(Collected data entries)

# eloialonso/diamond

Hardware: AMD Instinct MI355X
Metric: imagined frames/sec (64x64, 3 denoise steps, batch 256) (higher is better)
Workload: dtype f32 via split-f16 MFMA (world-model convs (3x3 stride 1 / 2, 1x1): fp32 operands split into 2 x fp16 pieces, 3 x v_mfma_f32_*_f16 per product, fp32 accumulate (fp32-class, 22-bit operands); attention core, linears: exact fp32 v_mfma_f32_16x16x4_f32; actor-critic encoder forward, dgrad and weight-gra

## Files before the change

### diamond_amd/csrc/dmd_linear.hip

```cpp
#include "dmd_common.h"

#define LIN_DEPTH 4

__device__ __forceinline__ f32x4 lin_frag(const float* rowp, size_t ks, int k, int K) {
  f32x4 v;
#pragma unroll
  for (int t = 0; t < 4; ++t) {
    const int kk = k + t;
    const float x = rowp[(size_t)(kk < K ? kk : K - 1) * ks];
    v[t] = kk < K ? x : 0.f;
  }
  return v;
}

template <bool SPLITK, bool TRANS>
__device__ __forceinline__ void linear_mfma_body(const dmd_linear_params& p) {
  __shared__ f32x4 part[SPLITK ? 3 : 1][4][64];
  const int lane = threadIdx.x & 63, wave = threadIdx.x >> 6;
  const int i = lane & 15, kg = lane >> 4;
  const int m0 = SPLITK ? blockIdx.x * 32 : blockIdx.x * 64 + (wave >> 1) * 32;
  const int n0 = SPLITK ? blockIdx.y * 32 : blockIdx.y * 64 + (wave & 1) * 32;
  const int Kp = TRANS ? (p.K + 15) & ~15 : p.K;
  const int kq = SPLITK ? Kp >> 2 : Kp;
  const int kbase = SPLITK ? wave * kq : 0;
  const int nsteps = kq >> 4;
  f32x4 acc[2][2];
#pragma unroll
  for (int a = 0; a < 2; ++a)
#pragma unroll
    for (int b = 0; b < 2; ++b) acc[a][b] = (f32x4){0.f, 0.f, 0.f, 0.f};

  const size_t a_rs = TRANS && p.trans_a ? 1 : (size_t)p.lda, a_ks = TRANS && p.trans_a ? (size_t)p.lda : 1;
  const size_t w_rs = TRANS && p.trans_w ? 1 : (size_t)p.ldw, w_ks = TRANS && p.trans_w ? (size_t)p.ldw : 1;
  const float* arow[2];
  const float* wrow[2];
#pragma unroll
  for (int b = 0; b < 2; ++b) {
    int m = m0 + 16 * b + i;
    m = m < p.M ? m : p.M - 1;
    int n = n0 + 16 * b + i;
    n = n < p.N ? n : p.N - 1;
    if (TRANS) {
      arow[b] = p.A + (size_t)m * a_rs;
      wrow[b] = p.W + (size_t)n * w_rs;
    } else {
      arow[b] = p.A + (size_t)m * p.lda + kbase + 4 * kg;
      wrow[b] = p.W + (size_t)n * p.ldw + kbase + 4 * kg;
    }
  }
  const int kl = kbase + 4 * kg;
  f32x4 af[LIN_DEPTH][2], wf[LIN_DEPTH][2];
#pragma unroll
  for (int d = 0; d < LIN_DEPTH; ++d) {
    const int ks = (d < nsteps ? d : nsteps - 1) * 16;
#pragma unroll
    for (int b = 0; b < 2; ++b) {
      if (TRANS) {
        af[d][b] = lin_frag(arow[b], a_ks, kl + ks, p.K);
        wf[d][b] = lin_frag(wrow[b], w_ks, kl + ks, p.K);
      } else {
        af[d][b] = *(const f32x4*)(arow[b] + ks);
        wf[d][b] = *(const f32x4*)(wrow[b] + ks);
      }
    }
  }
  for (int s0 = 0; s0 < nsteps; s0 += LIN_DEPTH) {
#pragma unroll
    for (int d = 0; d < LIN_DEPTH; ++d) {
      if (s0 + d < nsteps) {
#pragma unroll
        for (int nb = 0; nb < 2; ++nb)
#pragma unroll
          for (int mb = 0; mb < 2; ++mb)
#pragma unroll
            for (int t = 0; t < 4; ++t)
              acc[nb][mb] = __builtin_amdgcn_mfma_f32_16x16x4f32(wf[d][nb][t], af[d][mb][t], acc[nb][mb], 0, 0, 0);
        const int sn = s0 + d + LIN_DEPTH;
        const int ks = (sn < nsteps ? sn : nsteps - 1) * 16;
#pragma unroll
        for (int b = 0; b < 2; ++b) {
          if (TRANS) {
            af[d][b] = lin_frag(arow[b], a_ks, kl + ks, p.K);
            wf[d][b] = lin_frag(wrow[b], w_ks, kl + ks, p.K);
          } else {
            af[d][b] = *(const f32x4*)(arow[b] + ks);
            wf[d][b] = *(const f32x4*)(wrow[b] + ks);
          }
        }
      }
    }
  }
  if (SPLITK) {
    if (wave) {
#pragma unroll
      for (int nb = 0; nb < 2; ++nb)
#pragma unroll
        for (int mb = 0; mb < 2; ++mb) part[wave - 1][nb * 2 + mb][lane] = acc[nb][mb];
    }
    __syncthreads();
    if (wave) return;
#pragma unroll
    for (int w = 0; w < 3; ++w)
#pragma unroll
      for (int nb = 0; nb < 2; ++nb)
#pragma unroll
        for (int mb = 0; mb < 2; ++mb) acc[nb][mb] += part[w][nb * 2 + mb][lane];
  }
#pragma unroll
  for (int nb = 0; nb < 2; ++nb)
#pragma unroll
    for (int mb = 0; mb < 2; ++mb) {
      const int m = m0 + 16 * mb + i;
      const int n = n0 + 16 * nb + 4 * kg;
      if (m >= p.M) continue;
#pragma unroll
      for (int r = 0; r < 4; ++r) {
        if (n + r >= p.N) continue;
        float v = acc[nb][mb][r];
        if (p.bias) v += p.bias[n + r];
        float* c = p.C + (size_t)m * p.ldc + n + r;
        if (p.accumulate) v += *c;
        if (p.silu) v = dmd_silu(v);
        *c = v;
      }
    }
}

template <bool SPLITK>
__global__ __launch_bounds__(256) void linear_mfma_kernel(const dmd_linear_params p) {
  linear_mfma_body<SPLITK, false>(p);
}

template <bool SPLITK>
__global__ __launch_bounds__(256) void linear_mfma_t_kernel(const dmd_linear_params p) {
  linear_mfma_body<SPLITK, true>(p);
}

extern "C" int dmd_linear(const dmd_linear_params* p, dmd_stream_t stream) {
  DMD_CHECK_ARG(p && p->A && p->W && p->C, "linear: null");
  DMD_CHECK_ARG(p->M > 0 && p->N > 0 && p->K > 0, "linear: bad M/N/K %d %d %d", p->M, p->N, p->K);
  DMD_CHECK_ARG((p->trans_a | p->trans_w | 1) == 1, "linear: trans_a / trans_w are 0 or 1");
  const bool trans = p->trans_a || p->trans_w || p->K % 16 != 0 || p->lda % 4 != 0 || p->ldw % 4 != 0;
  const int Kp = (p->K + 15) / 16 * 16;
  const bool splitk = Kp >= 512 && Kp % 64 == 0;
  const dim3 grid = splitk ? dim3((p->M + 31) / 32, (p->N + 31) / 32) : dim3((p->M + 63) / 64, (p->N + 63) / 64);
  if (trans) {
    if (splitk)
      hipLaunchKernelGGL(linear_mfma_t_kernel<true>, grid, dim3(256), 0, (hipStream_t)stream, *p);
    else
      hipLaunchKernelGGL(linear_mfma_t_kernel<false>, grid, dim3(256), 0, (hipStream_t)stream, *p);
  } else if (splitk)
    hipLaunchKernelGGL(linear_mfma_kernel<true>, grid, dim3(256), 0, (hipStream_t)stream, *p);
  else
    hipLaunchKernelGGL(linear_mfma_kernel<false>, grid, dim3(256), 0, (hipStream_t)stream, *p);
  DMD_LAUNCH_CHECK();
  return 0;
}
```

▸ EXERCISE: Your answer must be the full set of entries, copied exactly.

▸ ANSWER FOR THE TASK:
# eloialonso/diamond

Hardware: AMD Instinct MI355X
Metric: imagined frames/sec (64x64, 3 denoise steps, batch 256) (higher is better)
Workload: dtype f32 via split-f16 MFMA (world-model convs (3x3 stride 1 / 2, 1x1): fp32 operands split into 2 x fp16 pieces, 3 x v_mfma_f32_*_f16 per product, fp32 accumulate (fp32-class, 22-bit operands); attention core, linears: exact fp32 v_mfma_f32_16x16x4_f32; actor-critic encoder forward, dgrad and weight-gra

## Files before the change

### diamond_amd/csrc/dmd_linear.hip

```cpp
#include "dmd_common.h"

#define LIN_DEPTH 4

__device__ __forceinline__ f32x4 lin_frag(const float* rowp, size_t ks, int k, int K) {
  f32x4 v;
#pragma unroll
  for (int t = 0; t < 4; ++t) {
    const int kk = k + t;
    const float x = rowp[(size_t)(kk < K ? kk : K - 1) * ks];
    v[t] = kk < K ? x : 0.f;
  }
  return v;
}

template <bool SPLITK, bool TRANS>
__device__ __forceinline__ void linear_mfma_body(const dmd_linear_params& p) {
  __shared__ f32x4 part[SPLITK ? 3 : 1][4][64];
  const int lane = threadIdx.x & 63, wave = threadIdx.x >> 6;
  const int i = lane & 15, kg = lane >> 4;
  const int m0 = SPLITK ? blockIdx.x * 32 : blockIdx.x * 64 + (wave >> 1) * 32;
  const int n0 = SPLITK ? blockIdx.y * 32 : blockIdx.y * 64 + (wave & 1) * 32;
  const int Kp = TRANS ? (p.K + 15) & ~15 : p.K;
  const int kq = SPLITK ? Kp >> 2 : Kp;
  const int kbase = SPLITK ? wave * kq : 0;
  const int nsteps = kq >> 4;
  f32x4 acc[2][2];
#pragma unroll
  for (int a = 0; a < 2; ++a)
#pragma unroll
    for (int b = 0; b < 2; ++b) acc[a][b] = (f32x4){0.f, 0.f, 0.f, 0.f};

  const size_t a_rs = TRANS && p.trans_a ? 1 : (size_t)p.lda, a_ks = TRANS && p.trans_a ? (size_t)p.lda : 1;
  const size_t w_rs = TRANS && p.trans_w ? 1 : (size_t)p.ldw, w_ks = TRANS && p.trans_w ? (size_t)p.ldw : 1;
  const float* arow[2];
  const float* wrow[2];
#pragma unroll
  for (int b = 0; b < 2; ++b) {
    int m = m0 + 16 * b + i;
    m = m < p.M ? m : p.M - 1;
    int n = n0 + 16 * b + i;
    n = n < p.N ? n : p.N - 1;
    if (TRANS) {
      arow[b] = p.A + (size_t)m * a_rs;
      wrow[b] = p.W + (size_t)n * w_rs;
    } else {
      arow[b] = p.A + (size_t)m * p.lda + kbase + 4 * kg;
      wrow[b] = p.W + (size_t)n * p.ldw + kbase + 4 * kg;
    }
  }
  const int kl = kbase + 4 * kg;
  f32x4 af[LIN_DEPTH][2], wf[LIN_DEPTH][2];
#pragma unroll
  for (int d = 0; d < LIN_DEPTH; ++d) {
    const int ks = (d < nsteps ? d : nsteps - 1) * 16;
#pragma unroll
    for (int b = 0; b < 2; ++b) {
      if (TRANS) {
        af[d][b] = lin_frag(arow[b], a_ks, kl + ks, p.K);
        wf[d][b] = lin_frag(wrow[b], w_ks, kl + ks, p.K);
      } else {
        af[d][b] = *(const f32x4*)(arow[b] + ks);
        wf[d][b] = *(const f32x4*)(wrow[b] + ks);
      }
    }
  }
  for (int s0 = 0; s0 < nsteps; s0 += LIN_DEPTH) {
#pragma unroll
    for (int d = 0; d < LIN_DEPTH; ++d) {
      if (s0 + d < nsteps) {
#pragma unroll
        for (int nb = 0; nb < 2; ++nb)
#pragma unroll
          for (int mb = 0; mb < 2; ++mb)
#pragma unroll
            for (int t = 0; t < 4; ++t)
              acc[nb][mb] = __builtin_amdgcn_mfma_f32_16x16x4f32(wf[d][nb][t], af[d][mb][t], acc[nb][mb], 0, 0, 0);
        const int sn = s0 + d + LIN_DEPTH;
        const int ks = (sn < nsteps ? sn : nsteps - 1) * 16;
#pragma unroll
        for (int b = 0; b < 2; ++b) {
          if (TRANS) {
            af[d][b] = lin_frag(arow[b], a_ks, kl + ks, p.K);
            wf[d][b] = lin_frag(wrow[b], w_ks, kl + ks, p.K);
          } else {
            af[d][b] = *(const f32x4*)(arow[b] + ks);
            wf[d][b] = *(const f32x4*)(wrow[b] + ks);
          }
        }
      }
    }
  }
  if (SPLITK) {
    if (wave) {
#pragma unroll
      for (int nb = 0; nb < 2; ++nb)
#pragma unroll
        for (int mb = 0; mb < 2; ++mb) part[wave - 1][nb * 2 + mb][lane] = acc[nb][mb];
    }
    __syncthreads();
    if (wave) return;
#pragma unroll
    for (int w = 0; w < 3; ++w)
#pragma unroll
      for (int nb = 0; nb < 2; ++nb)
#pragma unroll
        for (int mb = 0; mb < 2; ++mb) acc[nb][mb] += part[w][nb * 2 + mb][lane];
  }
#pragma unroll
  for (int nb = 0; nb < 2; ++nb)
#pragma unroll
    for (int mb = 0; mb < 2; ++mb) {
      const int m = m0 + 16 * mb + i;
      const int n = n0 + 16 * nb + 4 * kg;
      if (m >= p.M) continue;
#pragma unroll
      for (int r = 0; r < 4; ++r) {
        if (n + r >= p.N) continue;
        float v = acc[nb][mb][r];
        if (p.bias) v += p.bias[n + r];
        float* c = p.C + (size_t)m * p.ldc + n + r;
        if (p.accumulate) v += *c;
        if (p.silu) v = dmd_silu(v);
        *c = v;
      }
    }
}

template <bool SPLITK>
__global__ __launch_bounds__(256) void linear_mfma_kernel(const dmd_linear_params p) {
  linear_mfma_body<SPLITK, false>(p);
}

template <bool SPLITK>
__global__ __launch_bounds__(256) void linear_mfma_t_kernel(const dmd_linear_params p) {
  linear_mfma_body<SPLITK, true>(p);
}

extern "C" int dmd_linear(const dmd_linear_params* p, dmd_stream_t stream) {
  DMD_CHECK_ARG(p && p->A && p->W && p->C, "linear: null");
  DMD_CHECK_ARG(p->M > 0 && p->N > 0 && p->K > 0, "linear: bad M/N/K %d %d %d", p->M, p->N, p->K);
  DMD_CHECK_ARG((p->trans_a | p->trans_w | 1) == 1, "linear: trans_a / trans_w are 0 or 1");
  const bool trans = p->trans_a || p->trans_w || p->K % 16 != 0 || p->lda % 4 != 0 || p->ldw % 4 != 0;
  const int Kp = (p->K + 15) / 16 * 16;
  const bool splitk = Kp >= 512 && Kp % 64 == 0;
  const dim3 grid = splitk ? dim3((p->M + 31) / 32, (p->N + 31) / 32) : dim3((p->M + 63) / 64, (p->N + 63) / 64);
  if (trans) {
    if (splitk)
      hipLaunchKernelGGL(linear_mfma_t_kernel<true>, grid, dim3(256), 0, (hipStream_t)stream, *p);
    else
      hipLaunchKernelGGL(linear_mfma_t_kernel<false>, grid, dim3(256), 0, (hipStream_t)stream, *p);
  } else if (splitk)
    hipLaunchKernelGGL(linear_mfma_kernel<true>, grid, dim3(256), 0, (hipStream_t)stream, *p);
  else
    hipLaunchKernelGGL(linear_mfma_kernel<false>, grid, dim3(256), 0, (hipStream_t)stream, *p);
  DMD_LAUNCH_CHECK();
  return 0;
}
```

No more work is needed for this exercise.